The disclosure comes just days after Facebook, Instagram and Twitter purged hundreds of accounts that originated in Iran that were spreading disinformation in the United States and abroad.

In all, Google says it shut down 58 accounts on its video service YouTube and other sites. Each of the accounts had ties to the Islamic Republic of Iran Broadcasting, or IRIB, according to Kent Walker, Google’s senior vice president for global affairs.

“We identified and terminated a number of accounts linked to the IRIB organization that disguised their connection to this effort, including while sharing English-language political content in the U.S.,” Walker wrote in a blog post.

Google removed 39 channels on YouTube, which had more than 13,000 views in the United States, 13 accounts on the social networking service Google Plus and six accounts on blogging service Blogger, the company said. 

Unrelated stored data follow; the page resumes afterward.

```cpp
size_t pvo_ba_train_workspace_bytes(int B, int P, int N, int M, int HW, int dtype);
size_t pvo_ba_train_vjp_scratch_bytes(int B, int P, int N, int M, int HW, int dtype);
int pvo_ba_train(const void* poses, const void* disps, const void* intr, const void* target, const void* weight, const void* eta,
                 const int64_t* ii, const int64_t* jj, const int* kx, const int* kk, const int* kptr, const int* kedge,
                 int B, int P, int N, int M, int ht, int wd, int fixedp, void* poses_out, void* disps_out, void* dx_out,
                 void* workspace, size_t workspace_bytes, int dtype, void* stream);
int pvo_ba_train_vjp(const void* poses, const void* disps, const void* intr, const void* target, const void* weight,
                     const int64_t* ii, const int64_t* jj, const int* kx, const int* kk, const int* kptr, const int* kedge,
                     int B, int P, int N, int M, int ht, int wd, int fixedp, const void* g_poses_out, const void* g_disps_out,
                     void* g_target, void* g_weight, void* g_eta, void* g_poses, void* g_disps,
                     const void* workspace, size_t workspace_bytes, void* scratch, size_t scratch_bytes, int dtype, void* stream);

#ifdef __cplusplus
}
#endif
#endif
```

pvo_amd/_lib.py:

```python
import ctypes
import os

_HERE = os.path.dirname(os.path.abspath(__file__))
LIB_PATH = os.path.join(_HERE, "libpvo_hip.so")

PVO_F32, PVO_F16, PVO_BF16, PVO_F64 = 0, 1, 2, 3
PVO_ABI_VERSION = 105

_c = ctypes
_vp, _i, _f, _sz = _c.c_void_p, _c.c_int, _c.c_float, _c.c_size_t

SIGNATURES = {
    "pvo_strerror": (_c.c_char_p, [_i]),
    "pvo_version": (_i, []),
    "pvo_graph_update_args_size": (_sz, []),
    "pvo_last_hip_error": (_c.c_char_p, []),
    "pvo_debug_config": (_i, [_i, _i]),
    "pvo_knob": (_i, [_i]),
    "pvo_corr_index_forward": (_i, [_vp, _vp, _vp, _i, _i, _i, _i, _i, _i, _i, _vp]),
    "pvo_corr_index_backward": (_i, [_vp, _vp, _vp, _i, _i, _i, _i, _i, _i, _i, _vp]),
    "pvo_corr_pyramid_lookup": (_i, [_vp, _vp, _vp, _i, _i, _i, _i, _i, _i, _i, _i, _i, _vp, _i, _vp]),
    "pvo_altcorr_forward": (_i, [_vp, _vp, _vp, _vp, _i, _i, _i, _i, _i, _i, _i, _i, _i, _vp]),
    "pvo_altcorr_backward": (_i, [_vp, _vp, _vp, _vp, _vp, _vp, _i, _i, _i, _i, _i, _i, _i, _i, _i, _vp]),
    "pvo_corr_build": (_i, [_vp, _vp, _vp, _i, _i, _i, _i, _i, _i, _i, _vp, _vp]),
    "pvo_gru_glo_chunks": (_i, [_i]),
    "pvo_gru_glo_fused": (_i, [_vp, _vp, _vp, _vp, _i, _i, _i, _vp]),
    "pvo_gate_context": (_i, [_vp, _vp, _vp, _vp, _i, _i, _vp]),
    "pvo_gru_conv_gates": (_i, [_vp, _vp, _i, _vp, _vp, _vp, _vp, _vp, _vp, _i, _i, _i, _i, _vp]),
    "pvo_gru_conv_candidate": (_i, [_vp, _vp, _i, _vp, _vp, _vp, _vp, _vp, _vp, _vp, _i, _i, _i, _i, _vp]),
    "pvo_conv3x3": (_i, [_vp, _vp, _vp, _vp, _i, _i, _i, _i, _i, _i, _i, _i, _i, _vp]),
    "pvo_conv3x3_c128": (_i, [_vp, _vp, _vp, _vp, _i, _i, _i, _i, _i, _i, _i, _i, _vp]),
    "pvo_conv7x7_c8": (_i, [_vp, _vp, _vp, _vp, _i, _i, _i, _i, _vp]),
    "pvo_flow_encoder": (_i, [_vp, _vp, _vp, _vp, _vp, _vp, _i, _i, _i, _i, _i, _i, _vp]),
    "pvo_corr_encode": (_i, [_vp, _vp, _vp, _vp, _c.c_longlong, _i, _vp]),
    "pvo_eta_head": (_i, [_vp, _vp, _vp, _vp, _vp, _vp, _vp, _i, _i, _i, _f, _f, _i, _vp]),
    "pvo_conv1x1_c128": (_i, [_vp, _vp, _vp, _vp, _c.c_longlong, _i, _i, _i, _vp]),
    "pvo_corr_build_tiled": (_i, [_vp, _vp, _vp, _i, _i, _i, _i, _i, _vp, _vp]),
    "pvo_corr_lookup_encode_tiled": (_i, [_vp, _vp, _vp, _vp, _vp, _i, _i, _i, _i, _vp, _i, _vp]),
    "pvo_corr_pyramid_lookup_tiled": (_i, [_vp, _vp, _vp, _i, _i, _i, _i, _i, _i, _i, _i, _vp, _i, _vp]),
    "pvo_heads_out": (_i, [_vp, _vp, _vp, _vp, _vp, _i, _i, _i, _i, _vp]),
    "pvo_conv3x3_heads": (_i, [_vp, _vp, _vp, _vp, _vp, _i, _i, _i, _i, _vp]),
    "pvo_heads_gather": (_i, [_vp, _vp, _vp, _i, _i, _i, _i, _vp]),
    "pvo_segment_mean": (_i, [_vp, _vp, _vp, _vp, _vp, _i, _i, _i, _i, _vp]),
    "pvo_graph_motion": (_i, [_vp, _vp, _vp, _vp, _vp, _i, _i, _i, _i, _vp]),
    "pvo_reproject_motion": (_i, [_vp, _vp, _vp, _vp, _vp, _vp, _vp, _vp, _vp, _vp, _vp, _i, _i, _i, _i, _vp]),
    "pvo_bias_norm_act": (_i, [_vp, _vp, _vp, _vp, _c.c_longlong, _i, _i, _i, _f, _i, _i, _i, _vp]),
    "pvo_bias_norm_act_slices": (_i, [_i]),
    "pvo_bias_norm_act_split": (_i, [_vp, _vp, _vp, _vp, _c.c_longlong, _i, _i, _i, _f, _i, _i, _i, _vp, _sz, _vp]),
    "pvo_conv1x1_planes": (_i, [_vp, _vp, _vp, _vp, _i, _i, _i, _i, _i, _i, _i, _vp]),
    "pvo_frame_normalise": (_i, [_vp, _vp, _i, _i, _c.POINTER(_f), _c.POINTER(_f), _i, _i, _vp]),
    "pvo_segment_hist": (_i, [_vp, _vp, _vp, _vp, _vp, _i, _i, _i, _f, _i, _vp]),
    "pvo_graph_post": (_i, [_vp, _vp, _vp, _vp, _vp, _vp, _vp, _vp, _vp, _i, _i, _i, _f, _vp, _vp, _vp, _i, _f, _i, _vp]),
    "pvo_operator_workspace_bytes": (_sz, [_i, _i, _i, _i]),
    "pvo_update_operator": (_i, [_vp, _vp, _vp, _sz, _vp]),
    "pvo_graph_update_workspace_bytes": (_sz, [_i, _i, _i, _i, _i, _i]),
    "pvo_graph_update": (_i, [_vp, _vp, _vp, _sz, _vp]),
    "pvo_se3_unary": (_i, [_i, _vp, _vp, _c.c_longlong, _i, _vp]),
    "pvo_se3_binary": (_i, [_i, _vp, _c.c_longlong, _vp, _c.c_longlong, _vp, _c.c_longlong, _i, _vp]),
    "pvo_se3_unary_vjp": (_i, [_i, _vp, _vp, _vp, _c.c_longlong, _i, _vp]),
    "pvo_se3_binary_vjp": (_i, [_i, _vp, _c.c_longlong, _vp, _c.c_longlong, _vp, _vp, _vp, _c.c_longlong, _i, _vp]),
    "pvo_proj_transform": (_i, [_vp, _vp, _vp, _vp, _vp, _i, _i, _i, _i, _i, _i, _vp, _vp, _vp, _vp, _vp, _i, _vp]),
    "pvo_proj_transform_vjp": (_i, [_vp, _vp, _vp, _vp, _vp, _i, _i, _i, _i, _i, _i, _vp, _vp, _vp, _vp, _vp, _vp, _i, _vp]),
    "pvo_side_stream": (_i, [_c.POINTER(_vp)]),
    "pvo_proximity_select": (_i, [_vp, _i, _i, _i, _i, _i, _i, _c.c_double, _vp, _vp, _i, _vp, _vp, _i, _c.POINTER(_i)]),
    "pvo_probe_arm": (_i, [_i, _i]),
    "pvo_probe_arm_every": (_i, [_i, _i, _i]),
    "pvo_probe_read": (_i, [_vp, _i]),
    "pvo_frame_distance": (_i, [_vp, _vp, _vp, _vp, _vp, _vp, _i, _i, _i, _f, _vp]),
    "pvo_frame_distance_bidirectional": (_i, [_vp, _vp, _vp, _vp, _vp, _vp, _i, _i, _i, _f, _vp]),
    "pvo_projmap": (_i, [_vp, _vp, _vp, _vp, _vp, _vp, _vp, _i, _i, _i, _vp]),
    "pvo_iproj": (_i, [_vp, _vp, _vp, _vp, _i, _i, _i, _vp]),
    "pvo_depth_filter": (_i, [_vp, _vp, _vp, _vp, _vp, _vp, _i, _i, _i, _i, _vp]),
    "pvo_reproject": (_i, [_vp, _vp, _vp, _vp, _vp, _vp, _vp, _i, _i, _i, _vp]),
    "pvo_ba_workspace_bytes": (_sz, [_i, _i, _i, _i]),
    "pvo_ba": (_i, [_vp, _vp, _vp, _vp, _vp, _vp, _vp, _vp, _i, _i, _i, _i, _i, _i, _i, _i,
                    _f, _f, _i, _vp, _vp, _i, _vp, _vp, _sz, _vp]),
    "pvo_ba_plan": (_i, [_vp, _vp, _i, _i, _i, _i, _i, _i, _vp, _sz, _vp]),
    "pvo_ba_last_partition": (_i, [_vp, _sz, _i, _i, _i, _i, ctypes.POINTER(ctypes.c_int), _vp]),
    "pvo_ba_packed_elems": (_sz, [ctypes.POINTER(ctypes.c_int), _i]),
    "pvo_ba_pack": (_i, [_vp, _vp, _vp, _i, _vp]),
    "pvo_ba_finish_packed": (_i, [_vp, _vp, _vp, _vp, _vp, _vp, _i, _i, _i, _i, _i, _i, _f, _f, _i, _i, _f,
                                  _vp, _vp, _i, _vp, _vp, _sz, _vp]),
    "pvo_ba_local": (_i, [_vp, _vp, _vp, _vp, _vp, _vp, _vp, _vp, _i, _i, _i, _i, _i, _i, _i,
                          _i, _vp, _vp, _sz, _vp]),
    "pvo_ba_finish": (_i, [_vp, _vp, _vp, _vp, _vp, _i, _i, _i, _i, _i, _i, _f, _f, _i, _i, _f,
                           _vp, _vp, _i, _vp, _vp, _sz, _vp]),
    "pvo_ba_finish_riders": (_i, [_vp, _vp, _vp, _vp, _vp, _i, _i, _i, _i, _i, _i, _f, _f, _i, _i, _f,
                                  _vp, _vp, _i, _vp, _vp, _sz, _vp, _vp]),
    "pvo_ba_finish_conv1x1": (_i, [_vp, _vp, _vp, _vp, _vp, _i, _i, _i, _i, _i, _i, _f, _f, _i, _i, _f,
                                   _vp, _vp, _i, _vp, _vp, _sz, _vp, _vp, _vp, _vp, _c.c_longlong, _i, _i, _vp]),
    "pvo_ba_train_workspace_bytes": (_sz, [_i, _i, _i, _i, _i, _i]),
    "pvo_ba_train_vjp_scratch_bytes": (_sz, [_i, _i, _i, _i, _i, _i]),
    "pvo_ba_train": (_i, [_vp, _vp, _vp, _vp, _vp, _vp, _vp, _vp, _vp, _vp, _vp, _vp, _i, _i, _i, _i, _i, _i, _i,
                          _vp, _vp, _vp, _vp, _sz, _i, _vp]),
    "pvo_ba_train_vjp": (_i, [_vp, _vp, _vp, _vp, _vp, _vp, _vp, _vp, _vp, _vp, _vp, _i, _i, _i, _i, _i, _i, _i,
                              _vp, _vp, _vp, _vp, _vp, _vp, _vp, _vp, _sz, _vp, _sz, _i, _vp]),
}
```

Google also said it took down 42 additional channels on YouTube linked to the Internet Research Agency, which has ties to the Kremlin.

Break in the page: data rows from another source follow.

class PackedWeight:

    def __init__(self, data, N, K, terms, batch, src=None):
        self.data, self.N, self.K, self.terms, self.batch = data, N, K, terms, batch
        self.stride = data.numel() // batch
        self.src = src
        self.slices = {}

    def _slices_of(self, S):
        W, trans = self.src
        Ws = W.view(S, self.K // S, self.N) if trans else W.view(self.N, S, self.K // S).permute(1, 0, 2)
        return gemm_split_pack(Ws, trans=trans, terms=self.terms)

    def k_slices(self, S):
        if S not in self.slices:
            self.slices[S] = self._slices_of(S)
            CACHE_EPOCH[0] += 1
        return self.slices[S]

    def refresh_from(self, new) -> bool:
        if (self.data.shape != new.data.shape or (self.N, self.K, self.terms, self.batch) != (new.N, new.K, new.terms, new.batch)
                or (self.src is None) != (new.src is None)):
            return False
        self.data.copy_(new.data)
        self.src = new.src
        for S, sl in self.slices.items():
            sl.data.copy_(self._slices_of(S).data)
        return True


def gemm_split_pack(W, trans: bool = False, terms: int = 3) -> PackedWeight:
    _dev(W)
    if W.dtype != torch.float32 or W.dim() not in (2, 3) or W.stride(-1) != 1:
        raise SeaNativeError("gemm_split_pack: float32 (N,K) / (G,N,K) weights with a contiguous last dim expected")
    Wb = W if W.dim() == 3 else W.unsqueeze(0)
    G = Wb.shape[0]
    N, K = (Wb.shape[2], Wb.shape[1]) if trans else (Wb.shape[1], Wb.shape[2])
    L = lib()
    nbytes = L.sea_gemm_split_packed_bytes(N, K, terms)
    if nbytes < 0:
        raise SeaNativeError(f"gemm_split_pack: unsupported shape N={N} K={K} terms={terms} (K % 32 == 0, terms 1, 2, 3 or 22)")
    out = torch.empty(G, nbytes, dtype=torch.uint8, device=W.device)
    for g in range(G):
        _check(L.sea_gemm_split_pack(_p(Wb[g]), Wb.stride(1), int(trans), N, K, terms, _p(out[g]), _stream()),
               "sea_gemm_split_pack")
    return PackedWeight(out, N, K, terms, G, src=(W.detach(), trans) if (W.dim() == 2 and W.is_contiguous()) else None)


USE_MLP_FUSED = os.environ.get("SEA_MLP_FUSED", "1") != "0"
USE_CLASSIFIER = os.environ.get("SEA_CLASSIFIER", "1") != "0"


def classifier_ok(P: int, K: int, cls: int) -> bool:
    return bool(USE_CLASSIFIER and lib().sea_classifier_supported(int(P), int(K), int(cls)))


def classifier_forward(y_rows, w2d, bias, B: int, P: int):
    _dev(y_rows, w2d, bias)
    cls, K = w2d.shape
    if (y_rows.dtype != torch.float32 or y_rows.shape != (B * P, K) or not y_rows.is_contiguous() or y_rows.data_ptr() % 16
            or w2d.dtype != torch.float32 or not w2d.is_contiguous() or w2d.data_ptr() % 16
            or (bias is not None and (bias.dtype != torch.float32 or bias.numel() != cls or not bias.is_contiguous()))):
        raise SeaNativeError("classifier_forward: y (B P, K) / W (cls, K) must be contiguous, 16-byte aligned float32")
    out = torch.empty((B, cls, P), dtype=torch.float32, device=y_rows.device)
    _check(lib().sea_classifier_fwd(_p(y_rows), _p(w2d), _p(bias), _p(out), B, P, K, cls, _stream()), "sea_classifier_fwd")
    return out


def classifier_backward(g, w2d, gate=None, gate_scale=None):
    _dev(g, w2d, gate, gate_scale)
    cls, K = w2d.shape
    if (gate is None) != (gate_scale is None):
        raise SeaNativeError("classifier_backward: gate and gate_scale come together")
    if gate is not None and (gate.dtype != torch.float32 or gate.dim() != 2 or gate.shape[1] != K or not gate.is_contiguous()
                             or gate_scale.dtype != torch.float32 or gate_scale.numel() != K or not gate_scale.is_contiguous()
                             or g.dim() != 3 or gate.shape[0] != g.shape[0] * g.shape[2]):
        raise SeaNativeError("classifier_backward: gate must be contiguous float32 (B P, K) rows, gate_scale (K)")
    if (g.dtype != torch.float32 or g.dim() != 3 or g.shape[1] != cls or not g.is_contiguous()
            or w2d.dtype != torch.float32 or not w2d.is_contiguous() or w2d.data_ptr() % 16):
        raise SeaNativeError("classifier_backward: g (B, cls, P) / W (cls, K) must be contiguous float32")
    B, _, P = g.shape
    gy = torch.empty((B * P, K), dtype=torch.float32, device=g.device)
    _check(lib().sea_classifier_bwd(_p(g), _p(w2d), _p(gy), B, P, K, cls, _p(gate), _p(gate_scale), _stream()), "sea_classifier_bwd")
    return gy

Cybersecurity firm FireEye tipped off Google, which says it has briefed law enforcement officials and shared its findings with lawmakers.

Earlier this week Facebook disclosed it had uncovered a network operated by Iranian state media and removed 652 pages, groups and accounts for “coordinated inauthentic behavior” on Facebook and Instagram.

CEO Mark Zuckerberg hinted more revelations of nation-state disinformation campaigns may come to light in coming months. “I think it’s safe to say we have a number of investigations going on, and we’ll update you when we know more,” he said.

Twitter said it removed 284 accounts for engaging in “coordinated manipulation.” The accounts in question also appeared to originate from Iran. Microsoft disclosed it had uncovered a Russian military intelligence-backed effort to hack visitors of the websites of conservative think tanks which had broken with President Trump and were advocating tougher policies with Russia.

A 2018 report from the Oxford Internet Institute found disinformation campaigns on social media in 48 countries, up from 28 in 2017, despite efforts to combat the spread of false information.

Lawmakers plan to question executives from Facebook, Google and Twitter at a hearing next month. 

In his blog post, Walker said Google recently took similar actions to block state-sponsored actors from targeting political campaigns, journalists, activists, and academics around the world and notified Gmail users who had received suspicious emails from a “wide range” of countries.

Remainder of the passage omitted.